11-2: The Clippers' home record against Eastern Conference opponents.

0: Bucks who have appeared in every game this season. Williams had played in every game until he sat out Tuesday against Seattle with a knee injury.*


----------



## Darth Bryant

I say more to watch Livingston and Jaric tonight. The clippers in light of not going to make the playoffs, are trying new offensenses getting ready for next year..


----------



## DHarris34Phan

*Oh my god we are getting kicked on..41-20 middle of the 2nd Quarter... :curse: *


----------



## DHarris34Phan

*Halftime Report:*​
*This game got ugly early, as the Clippers opened up a 34-17 1st quarter lead.

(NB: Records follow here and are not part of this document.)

int launch_point_table(int nkp, int k, int ka, int nfun, const double *d_rt, const double *d_aind,
                       const double *d_xg, const double *d_wg, const double *d_vpot, double *d_ptab,
                       int *d_left, int *d_status, hipStream_t st);
int launch_assemble_bands(int nfun, int k, int ka, int nkp, int kind_pot, const double *d_bl, int l0,
                          int nl, const double *d_ptab, const int *d_left, double *d_SB, double *d_HB,
                          hipStream_t st);
int launch_dipole_bands(int nfun, int k, int ka, int nkp, const double *d_ptab, const int *d_left, double *d_RB,
                        hipStream_t st);
int launch_band_cholesky(int n, int k, const double *d_SB, double *d_UB, double *d_rdiag, int *d_info,
                         hipStream_t st);
int launch_band_cholesky_range(int n, int k, int jstart, int jstop, const double *d_SB, double *d_UB, double *d_rdiag, int *d_info,
                               hipStream_t st);
int launch_band_cholesky_pair(int n, int k, int jstop, const double *d_SB, double *d_UB, double *d_rdiag, int *d_info, hipStream_t st);
int launch_standard_form(int n, int npad, int k, int nl, const double *d_HB, const double *d_UB,
                         const double *d_rdiag, double *d_Y, double *d_C, hipStream_t st, int full = 0);
struct CrawfordWork {
    double *SBf, *UBf, *rdiagf;
    double *Qel, *LiB;
    double *D, *E, *G;
    double *U;
    int *info;
};
bool crawford_supported(int n, int k);
size_t crawford_work_bytes(int n, int k, int nl);
void crawford_carve(void *base, int n, int k, int nl, CrawfordWork *w);
constexpr int CW_CHUNKS = 4;
int crawford_prepare(int n, int k, const double *d_SB, const CrawfordWork &w, hipStream_t st, hipEvent_t *evc = nullptr);
int crawford_run(LaunchCtx &cx, int n, int npad, int k, int nl, const double *d_SB, const double *d_HB, const CrawfordWork &w, double *d_AB,
                 hipStream_t st, bool s_prepared = false, hipEvent_t *evc = nullptr);
long tsqr_scr_doubles(int npad);
long tsqr_cntr_ints(int npad);
int tsqr_panel(int npad, int r0, int c0, int batch, double *d_A, double *buf, double *W, double *scr, int *cntr, hipStream_t st);
struct Sy2sbWork {
    double *tsqr_scr;
    int *tsqr_cntr;
    double *buf2;
    double *tau2;
    double *buf;
    double *W;
    double *G;
    double *T;
    double *Kmat;
    double *tau;
    double *part;
};
constexpr int SY2SB_SPLITK = 16;
size_t sy2sb_work_bytes(int npad, int nb, int batch);
void sy2sb_carve(void *base, int npad, int nb, int batch, Sy2sbWork *w);
int sy2sb_run(LaunchCtx &cx, int npad, int nb, int batch, double *d_A, const Sy2sbWork &w, hipStream_t st);
int sy2sb_panel_only(int npad, int c0, int batch, double *d_A, const Sy2sbWork &w, hipStream_t st);
int launch_extract_band(int npad, int nb, int batch, const double *d_A, double *d_AB, hipStream_t st);
size_t sb2st_ctl_bytes(int batch);
int launch_sb2sb(int n, int npad, int batch, double *d_AB, hipStream_t st);
int launch_sb16st(int n, int npad, int batch, double *d_AB, double *d_d, double *d_e, hipStream_t st, int *d_status, void *ctl, int hb = 16);
int launch_sb2st(LaunchCtx &cx, int n, int npad, int b, int batch, double *d_AB, double *d_d, double *d_e, hipStream_t st, int *d_status,
                 void *ctl);
int launch_bisect(LaunchCtx &cx, int n, int ldn, int batch, const double *d_d, const double *d_e, double *d_w, long ldw, hipStream_t st);
int launch_bisect_one(int n, const double *d_d, const double *d_e, int m, double *d_out, hipStream_t st);
int launch_band_multisect(int n, int k, const double *d_SB, const double *d_HB, int m, double *d_out, hipStream_t st);
constexpr size_t OWN_CU_LDS = 144 * 1024;
int launch_early_vector(int n, int k, const double *d_SB, const double *d_HB, int m, double *d_E, double *d_work, double *d_vec,
                        int *d_info, hipStream_t st, bool own_cu);
int launch_inverse_iteration(int n, int k, int nvec, const double *d_SB, const double *d_HB,
                             const int *d_chan, const double *d_E, double *d_work, double *d_vec,
                             int *d_info, hipStream_t st, const int *d_start = nullptr, int rank = 0);
size_t invit_work_doubles(int n, int k);
size_t invit_batch_slot_doubles(int n, int k);
int invit_batch_slots(int k, int items, int *slots);
int launch_inverse_iteration_batch(int n, int k, int count, int items, int slots, const double *d_SB, const double *d_HB,
                                   const double *d_E, double *d_work, double *d_vec, int *d_info, hipStream_t st);
int launch_band_apply(int n, int k, const double *d_RB, const double a[3], const double *d_x, double *d_v, hipStream_t st);
int launch_dots(int n, int m, const double *d_Z, const double *d_v, double *d_D, hipStream_t st);
int launch_band_apply_block(int n, int k, int count, int nitems, const double *d_RB, const double *d_acoef, const long long *d_xoff,
                            const double *d_base, double *d_W, hipStream_t st);
void dipole_kslices(int n, int count_ini, int count_fin, int *chunk, int *nslices);
int launch_dipole_block(int n, int count_ini, int count_fin, int npairs, const long long *d_pw, const double *d_base, double *d_part,
                        double *d_out, hipStream_t st);
int launch_operator_bands(int nfun, int k, int ka, int nkp, int nop, int nr, const double *d_ptab, const int *d_left,
                          const int *d_qfirst, const double *d_g, const int *d_deriv, double *d_GB, hipStream_t st);
int launch_band_combine_apply(int n, int k, int nop, int count, int nitems, const double *d_GB, const double *d_acoef,
                              const long long *d_xoff, const double *d_base, double *d_W, hipStream_t st);
struct ResolventArgs {
    int n, k, nmat, nrhs, nproj;
    const double *SB, *HB;
    const int *chan;
    const double *z, *WB;
    const int *w;
    const double *B, *P;
    double *X, *R;
    int *info;
    double *work;
};
size_t resolvent_slot_doubles(int n, int k);
int resolvent_slots(int k, int nmat, int *slots);
int launch_resolvent(const ResolventArgs &a, int slots, hipStream_t st);
struct ResolventChainArgs {
    int n, k, nchain, nstage, nop, nrhs, nproj;
    const double *SB, *HB;
    const int *chan;
    const double *z, *WB;
    const int *w;
    const double *GB, *acoef;
    const double *B, *P;
    double *X, *R;
    int *info;
    double *work;
};
size_t resolvent_chain_slot_doubles(int n, int k, int nrhs);
int resolvent_chain_slots(int k, int nchain, int *slots);
int launch_resolvent_chain(const ResolventChainArgs &a, int slots, hipStream_t st);
struct ResolventCoupledArgs {
    int n, k, nch, nmat, nrhs, nproj, ncoup, nop;
    const double *SB, *HB;
    const int *chan;
    const double *z, *WB;
    const int *w;
    const int *cr, *cc, *ctr;
    const double *GB, *acoef;
    const double *B, *P;
    double *X, *R;
    int *info;
    double *work;
};
int resolvent_coupled_max_band();
size_t resolvent_coupled_slot_doubles(int n, int k, int nch);
int resolvent_coupled_slots(int k, int nch, int nmat, int *slots);
int launch_resolvent_coupled(const ResolventCoupledArgs &a, int slots, hipStream_t st);
int resolvent_wide_max_band();
size_t resolvent_wide_slot_doubles(int n, int k, int nch, int nrhs);
int resolvent_wide_slots(int k, int nch, int nmat, int *slots);
int launch_resolvent_wide(const ResolventCoupledArgs &a, int slots, hipStream_t st);
struct TdseSplineArgs {
    ResolventCoupledArgs m;
    int nscan, n0, nst, snap_every, s0, obs_every, j0, fin, jfin;
    double g;
    double *c, *snap, *obs;
};
int tdse_spline_slots(int k, int nch, int nscan, int *slots);
int launch_tdse_spline(const TdseSplineArgs &a, int slots, hipStream_t st);
int tdse_spline_wide_slots(int k, int nch, int nscan, int *slots);
int launch_tdse_spline_wide(const TdseSplineArgs &a, int slots, hipStream_t st);
int launch_wf_tabulate(int nkp, int k, int n, const double *d_rt, const double *d_c, double ra,
                       double rb, int npts, double *d_r, double *d_u, int *d_status, hipStream_t st);
int wf_quadrature(int nkp, int ka, const double *rt, const double *xg, const double *wg, int *rows, double *r, double *w);
bool wf_points_valid(int nkp, const double *rt, int npts, const double *r);
int launch_basis_table(int nkp, int k, int nfun, int npts, const double *d_rt, const double *d_aind, const double *d_r, double *d_tab,
                       int *d_tleft, int *d_status, hipStream_t st);
int launch_basis_gather(int k, int npts, const int *d_rows, const double *d_ptab, const int *d_pleft, double *d_tab, int *d_tleft,
                        hipStream_t st);
int launch_tabulate(int k, int nfun, int npts, int nvec, const double *d_tab, const int *d_tleft, const double *d_Z, double *d_U,
                    double *d_dU, hipStream_t st);
struct TdseDims { int nch, count, nscan, NC; };
struct TdseBufs {
    const int *cptr, *ent;
    const double *E, *D;
    double *a, *K;
    unsigned long long *err2;
    double *part;
    const double *ph;
    const double *W = nullptr;
    int ow = 4;
    int nf = 1;
};
int tdse_columns(int nscan);
int launch_tdse_step(const TdseDims &d, const TdseBufs &w, const double *d_field, double dt, double *d_snap, double *d_obs, hipStream_t st);
int launch_tdse_observe(const TdseDims &d, const TdseBufs &w, const double *d_field, double *d_row, hipStream_t st);
int launch_tdse_phases(const TdseDims &d, const double *d_E, double dt, double *d_ph, hipStream_t st);
int launch_tdse_pack(const TdseDims &d, const double *d_user, double *d_work, hipStream_t st);
int launch_tdse_unpack(const TdseDims &d, const double *d_work, double *d_user, hipStream_t st);
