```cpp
#pragma unroll
  for (int jt = 0; jt < MT; ++jt) {
    __builtin_amdgcn_sched_barrier(0);
    const int j = 16 * jt + c;
    const bool kvalid = (jt < MT - 1) || (j < N);
    const unsigned xyk = (KM == KM_POLY) ? reinterpret_cast<const unsigned*>(s_coef + C::H * C::PBLD)[j] : 0u;
    const float* const ptab2 = s_coef + (a.coeff_per_head ? h : 0) * C::PBLD;
    const bool kcls = (jt == 0) && (c == 0);
    f32x4 p[MT], ds[MT];
#pragma unroll
    for (int it = 0; it < MT; ++it) {
      const Frag<T> dof = dof_load(it), qfi = qf_load(it);
      p[it] = z4;
      mma(qfi, kf[jt], p[it]);
      ds[it] = z4;
      mma(dof, vkf[jt], ds[it]);
      const f32x4 lse = *reinterpret_cast<const f32x4*>(&lse_w[16 * it + 4 * g]);
      const f32x4 dlv = *reinterpret_cast<const f32x4*>(&del_w[16 * it + 4 * g]);
      typedef __attribute__((ext_vector_type(4))) unsigned u32x4;
      const u32x4 xyq = (KM == KM_POLY) ? *reinterpret_cast<const u32x4*>(s_coef + C::H * C::PBLD + 16 * it + 4 * g) : (u32x4){0u, 0u, 0u, 0u};
#pragma unroll
      for (int r = 0; r < 4; ++r) {
        const int i = 16 * it + 4 * g + r;
        float sv = p[it][r];
        if (KM == KM_RELATIVE) sv += pe_bias2<C, KM>(a, s_tab, s_coef, h, i, j, N);
        if (KM == KM_POLY) {
          const float bv = ptab2[__builtin_amdgcn_sad_u8(xyk, xyq[r], 0u)];
          const bool cls = kcls || (it == 0 && r == 0 && g == 0);
          sv += cls ? 0.f : bv;
        }
        const bool valid = kvalid && ((it < MT - 1) || (i < N));
        const float pv = valid ? __builtin_amdgcn_exp2f(sv - lse[r]) : 0.f;
        p[it][r] = pv;
        ds[it][r] = pv * (ds[it][r] - dlv[r]);
      }
    }
    f32x4 dva[NT] = {z4, z4}, dka[NT] = {z4, z4};
#pragma unroll
    for (int scx = 0; scx < SC; ++scx) {
      const bool two = (2 * scx + 1 < MT);
      const Frag<T> bp = acc_to_frag<T>(p[2 * scx], two ? p[two ? 2 * scx + 1 : 0] : z4);
      const Frag<T> bs = acc_to_frag<T>(ds[2 * scx], two ? ds[two ? 2 * scx + 1 : 0] : z4);
#pragma unroll
      for (int dt = 0; dt < NT; ++dt) {
        mma(dotf[dt][scx], bp, dva[dt]);
        mma(qtf[dt][scx], bs, dka[dt]);
      }
    }
    dka[0] *= LN2; dka[1] *= LN2;
    if (mixed) {
      const bool tok_ok = j >= 1 && j < N;
      f32x4 dph;
#pragma unroll
      for (int r = 0; r < 4; ++r) dph[r] = dka[1][r] * (float)kf[jt].v[r] - dka[0][r] * (float)kf[jt].v[4 + r];
      mixed_freq_grad_tile(dfreq_i, dph, j, tok_ok, 16 * jt, h, C::H, P, a.grid, HD / 2, 4 * g, 1.0f, lane);
    }
    if (KM == KM_ROPE) {
      f32x4 cv, sv;
      cs_vec(min(j, C::NP - 1), 4 * g, cv, sv);
      const f32x4 d1 = dka[0], d2 = dka[1];
      dka[0] = d1 * cv + d2 * sv;
      dka[1] = d2 * cv - d1 * sv;
    }
    store_pair(dqg + (size_t)j * 3 * D + D, dka[0], dka[1], kvalid);
    store_pair(dqg + (size_t)j * 3 * D + 2 * D, dva[0], dva[1], kvalid);
  }

  __syncthreads();
  const int nrun = NTH * min(IPW, a.B - (int)blockIdx.x * IPW);
  if (KM == KM_RELATIVE) {
    for (int q = threadIdx.x; q < C::H * (2 * N - 1); q += nrun) {
      const int hh = q / (2 * N - 1), i = q % (2 * N - 1);
      atomicAdd(a.dtable + q, s_dtab[hh * C::TABLD + i]);
    }
  } else if (KM == KM_POLY) {
    const int nh = a.coeff_per_head ? C::H : 1;
    for (int q = threadIdx.x; q < nh * (a.degree + 1); q += nrun) {
      const int hh = q / (a.degree + 1), k = q % (a.degree + 1);
      atomicAdd(a.dcoeff + q, s_dcoef[hh * (C::MAXDEG + 1) + k]);
    }
  } else if (mixed) {
    for (int q = threadIdx.x; q < 2 * C::H * (HD / 2); q += nrun) atomicAdd(a.dfreqs + q, s_dfreq[q]);
  }
}

template <typename T, int HD, int D, int MT, int HPP, int KM, int NTOK>
__global__ __launch_bounds__(384) void attn_bwd_kernel(AttnArgs a) {
  using C = AttnCfg<T, HD, D, MT, HPP, NTOK>;
  __shared__ __attribute__((aligned(16))) T xs[C::NP * C::LDX];
  __shared__ __attribute__((aligned(16))) T hb[4 * HPP * C::HSZ];
  __shared__ __attribute__((aligned(16))) float s_tab[KM == KM_RELATIVE ? C::H * C::TABLD : 4];
  __shared__ __attribute__((aligned(16))) float s_coef[KM == KM_POLY ? C::PESZ : 4];
  __shared__ __attribute__((aligned(16))) float s_stat[HPP * 2 * C::NP];
  __shared__ float s_dtab[KM == KM_RELATIVE ? C::H * C::TABLD : 4];
  __shared__ float s_dcoef[C::H * (C::MAXDEG + 1)];
  __shared__ float s_dfreq[2 * C::H * (HD / 2)];
  constexpr int SLD = HPP * HD + Pad<T>::elems;
  __shared__ __attribute__((aligned(16))) T s_dq[3 * C::NP * SLD];

// ... 360 lines not shown
    if (a.ln_gamma != nullptr) hipLaunchKernelGGL((attn_fwd_kernel<T, HD, D, MT, KM, NTOK, IPW, true>), grid, block, 0, s, a);
    else hipLaunchKernelGGL((attn_fwd_kernel<T, HD, D, MT, KM, NTOK, IPW, false>), grid, block, 0, s, a);
  }
  VITPE_CHECK_LAUNCH();
}

template <typename T, int HD, int D, int MT, int HPP, int NTOK>
static int launch_attn2(bool bwd, const AttnArgs& a, hipStream_t s) {
  switch (a.mode) {
    case PE_RELATIVE: return launch_attn3<T, HD, D, MT, HPP, KM_RELATIVE, NTOK>(bwd, a, s);
    case PE_POLY: return launch_attn3<T, HD, D, MT, HPP, KM_POLY, NTOK>(bwd, a, s);
    case PE_ROPE_AXIAL:
    case PE_ROPE_MIXED: return launch_attn3<T, HD, D, MT, HPP, KM_ROPE, NTOK>(bwd, a, s);
    default: return launch_attn3<T, HD, D, MT, HPP, KM_PLAIN, NTOK>(bwd, a, s);
  }
}

template <typename T, int HD, int D, int MT, int HPP>
static int launch_attn(bool bwd, const AttnArgs& a, hipStream_t s) {
  if (a.N == 65) return launch_attn2<T, HD, D, MT, HPP, 65>(bwd, a, s);
  return launch_attn2<T, HD, D, MT, HPP, 0>(bwd, a, s);
}

static int dispatch_attn(bool bwd, int dtype, int D, int HD, const AttnArgs& a, hipStream_t s) {
  const int MT = (a.N + 15) / 16;
  if (HD != 32 || MT != 5) return (int)hipErrorNotSupported;
  if (dtype == 1) {
    if (D == 192) return launch_attn<bf16, 32, 192, 5, 2>(bwd, a, s);
    if (D == 96) return launch_attn<bf16, 32, 96, 5, 2>(bwd, a, s);
  } else if (dtype == 0) {
    if (D == 192) return launch_attn<float, 32, 192, 5, 1>(bwd, a, s);
    if (D == 96) return launch_attn<float, 32, 96, 5, 1>(bwd, a, s);
  }
  return (int)hipErrorNotSupported;
}

extern "C" int vitpe_fused_attention_supported(int dtype, int N, int D, int HD) {
  const int MT = (N + 15) / 16;
  return (dtype == 0 || dtype == 1) && HD == 32 && MT == 5 && (D == 192 || D == 96);
}

static int fused_fwd(int dtype, const void* x, const float* gamma, const float* beta, const float* mean,
                     const float* rstd, void* xn_out, const void* wqkv, void* out, int B, int N, int D, int HD,
                     const PeArgs& pe, hipStream_t stream) {
  VITPE_REQUIRE(x && wqkv && out && B >= 0 && N >= 2);
  VITPE_REQUIRE(pe_ok(pe, N, 0, 0));
  if (B == 0) return 0;
  AttnArgs a = attn_args(pe, B, N, 0, HD);
  a.xn = x; a.wqkv = wqkv; a.out = out;
  a.ln_gamma = gamma; a.ln_beta = beta; a.ln_mean = mean; a.ln_rstd = rstd; a.xn_out = xn_out;
  return dispatch_attn(false, dtype, D, HD, a, stream);
}

static int fused_bwd(int dtype, const void* x, const float* gamma, const float* beta, const float* mean,
                     const float* rstd, const void* wqkv, const void* dout, void* dqkv, int B, int N, int D, int HD,
                     const PeArgs& pe, float* dtable, float* dcoeff, float* dfreqs, hipStream_t stream) {
  VITPE_REQUIRE(x && wqkv && dout && dqkv && B >= 0 && N >= 2);
  VITPE_REQUIRE(pe_ok(pe, N, 0, 0));
  VITPE_REQUIRE(pe_grads_ok(pe.mode, dtable, dcoeff, dfreqs));
  if (B == 0) return 0;
  AttnArgs a = attn_args(pe, B, N, 0, HD);
  a.xn = x; a.wqkv = wqkv; a.out = dqkv; a.dout = dout;
  a.dtable = dtable; a.dcoeff = dcoeff; a.dfreqs = dfreqs;
  a.ln_gamma = gamma; a.ln_beta = beta; a.ln_mean = mean; a.ln_rstd = rstd;
  return dispatch_attn(true, dtype, D, HD, a, stream);
}

extern "C" int vitpe_fused_attention_fwd(int dtype, const void* xn, const void* wqkv, void* out, int B, int N,
                                         int D, int HD, int mode, const float* cos, const float* sin,
                                         const float* table, const float* coeff, int grid, int degree,
                                         int coeff_per_head, hipStream_t stream) {
  return fused_fwd(dtype, xn, nullptr, nullptr, nullptr, nullptr, nullptr, wqkv, out, B, N, D, HD,
                   {mode, cos, sin, table, coeff, grid, degree, coeff_per_head}, stream);
}

extern "C" int vitpe_fused_attention_fwd_ln(int dtype, const void* x, const float* gamma, const float* beta,
                                            const float* mean, const float* rstd, void* xn_out, const void* wqkv,
                                            void* out, int B, int N, int D, int HD, int mode, const float* cos,
                                            const float* sin, const float* table, const float* coeff, int grid,
                                            int degree, int coeff_per_head, hipStream_t stream) {
  VITPE_REQUIRE(gamma && beta && mean && rstd);
  return fused_fwd(dtype, x, gamma, beta, mean, rstd, xn_out, wqkv, out, B, N, D, HD,
                   {mode, cos, sin, table, coeff, grid, degree, coeff_per_head}, stream);
}

extern "C" int vitpe_fused_attention_bwd(int dtype, const void* xn, const void* wqkv, const void* dout,
                                         void* dqkv, int B, int N, int D, int HD, int mode, const float* cos,
                                         const float* sin, const float* table, const float* coeff, int grid,
                                         int degree, int coeff_per_head, float* dtable, float* dcoeff,
                                         float* dfreqs, hipStream_t stream) {
  return fused_bwd(dtype, xn, nullptr, nullptr, nullptr, nullptr, wqkv, dout, dqkv, B, N, D, HD,
                   {mode, cos, sin, table, coeff, grid, degree, coeff_per_head}, dtable, dcoeff, dfreqs, stream);
}

extern "C" int vitpe_fused_attention_bwd_ln(int dtype, const void* x, const float* gamma, const float* beta,
                                            const float* mean, const float* rstd, const void* wqkv, const void* dout,
                                            void* dqkv, int B, int N, int D, int HD, int mode, const float* cos,
                                            const float* sin, const float* table, const float* coeff, int grid,
                                            int degree, int coeff_per_head, float* dtable, float* dcoeff,
                                            float* dfreqs, hipStream_t stream) {
  VITPE_REQUIRE(gamma && beta && mean && rstd);
  return fused_bwd(dtype, x, gamma, beta, mean, rstd, wqkv, dout, dqkv, B, N, D, HD,
                   {mode, cos, sin, table, coeff, grid, degree, coeff_per_head}, dtable, dcoeff, dfreqs, stream);
}

extern "C" int vitpe_debug_attn_census(const void* xn, const void* wqkv, void* out, const float* cos, const float* sin,
                                       int B, unsigned long long* census, hipStream_t stream) {
  VITPE_REQUIRE(xn && wqkv && out && cos && sin && census && B > 0);
  AttnArgs a = attn_args({PE_ROPE_AXIAL, cos, sin, nullptr, nullptr, 8, 0, 0}, B, 65, 0, 32);
  a.xn = xn; a.wqkv = wqkv; a.out = out; a.census = census;
  hipLaunchKernelGGL((attn_fwd_kernel<bf16, 32, 192, 5, KM_ROPE, 65, 2, false, true>), dim3((B + 1) / 2), dim3(768), 0, stream, a);
  VITPE_CHECK_LAUNCH();
}
```

### vit-rpe-rope_amd/csrc/attn_common.h

```cpp
#pragma once
#include "common.h"

namespace vitpe {

struct AttnArgs {
  const void* xn;
  const void* wqkv;
  void* out;
  const void* dout;
  const float* cos;
  const float* sin;
  const float* table;
  const float* coeff;
  float* dtable;
  float* dcoeff;
  float* dfreqs;
  const void* qkv;
  int B, N, H;
  int mode, grid, degree, coeff_per_head;
  float scale;
  const float* ln_gamma;
  const float* ln_beta;
  const float* ln_mean;
  const float* ln_rstd;
  void* xn_out;
  unsigned long long* census;
  void* qkv_out;
  float* tab_slab;
  const unsigned long long* rng;
  unsigned drop_thr;
  float drop_rs;
  int cls_only;
};
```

The lead got as big as 26, and at that point I wasn't even going to do a Halftime Report, but we have since cut the lead to 17, 66-49 Clippers. I still think we have a chance of winning! :clap: 

Mo Williams isn't playing again for the Bucks, and Michael Redd and Desmond Mason are both having lackluster games so far. Redd has 12 points, while Mason has 6. Toni Kukoc is having an impressive game so far, scoing 13 points at half on 5-7 shooting in 14 minutes of action. Joe Smith, who was highlighted in the key matchup, only has 2 points, but leads the Bucks in rebounding, grabbing 5. Anthony Goldwire has 5 assists in his 2nd straight start.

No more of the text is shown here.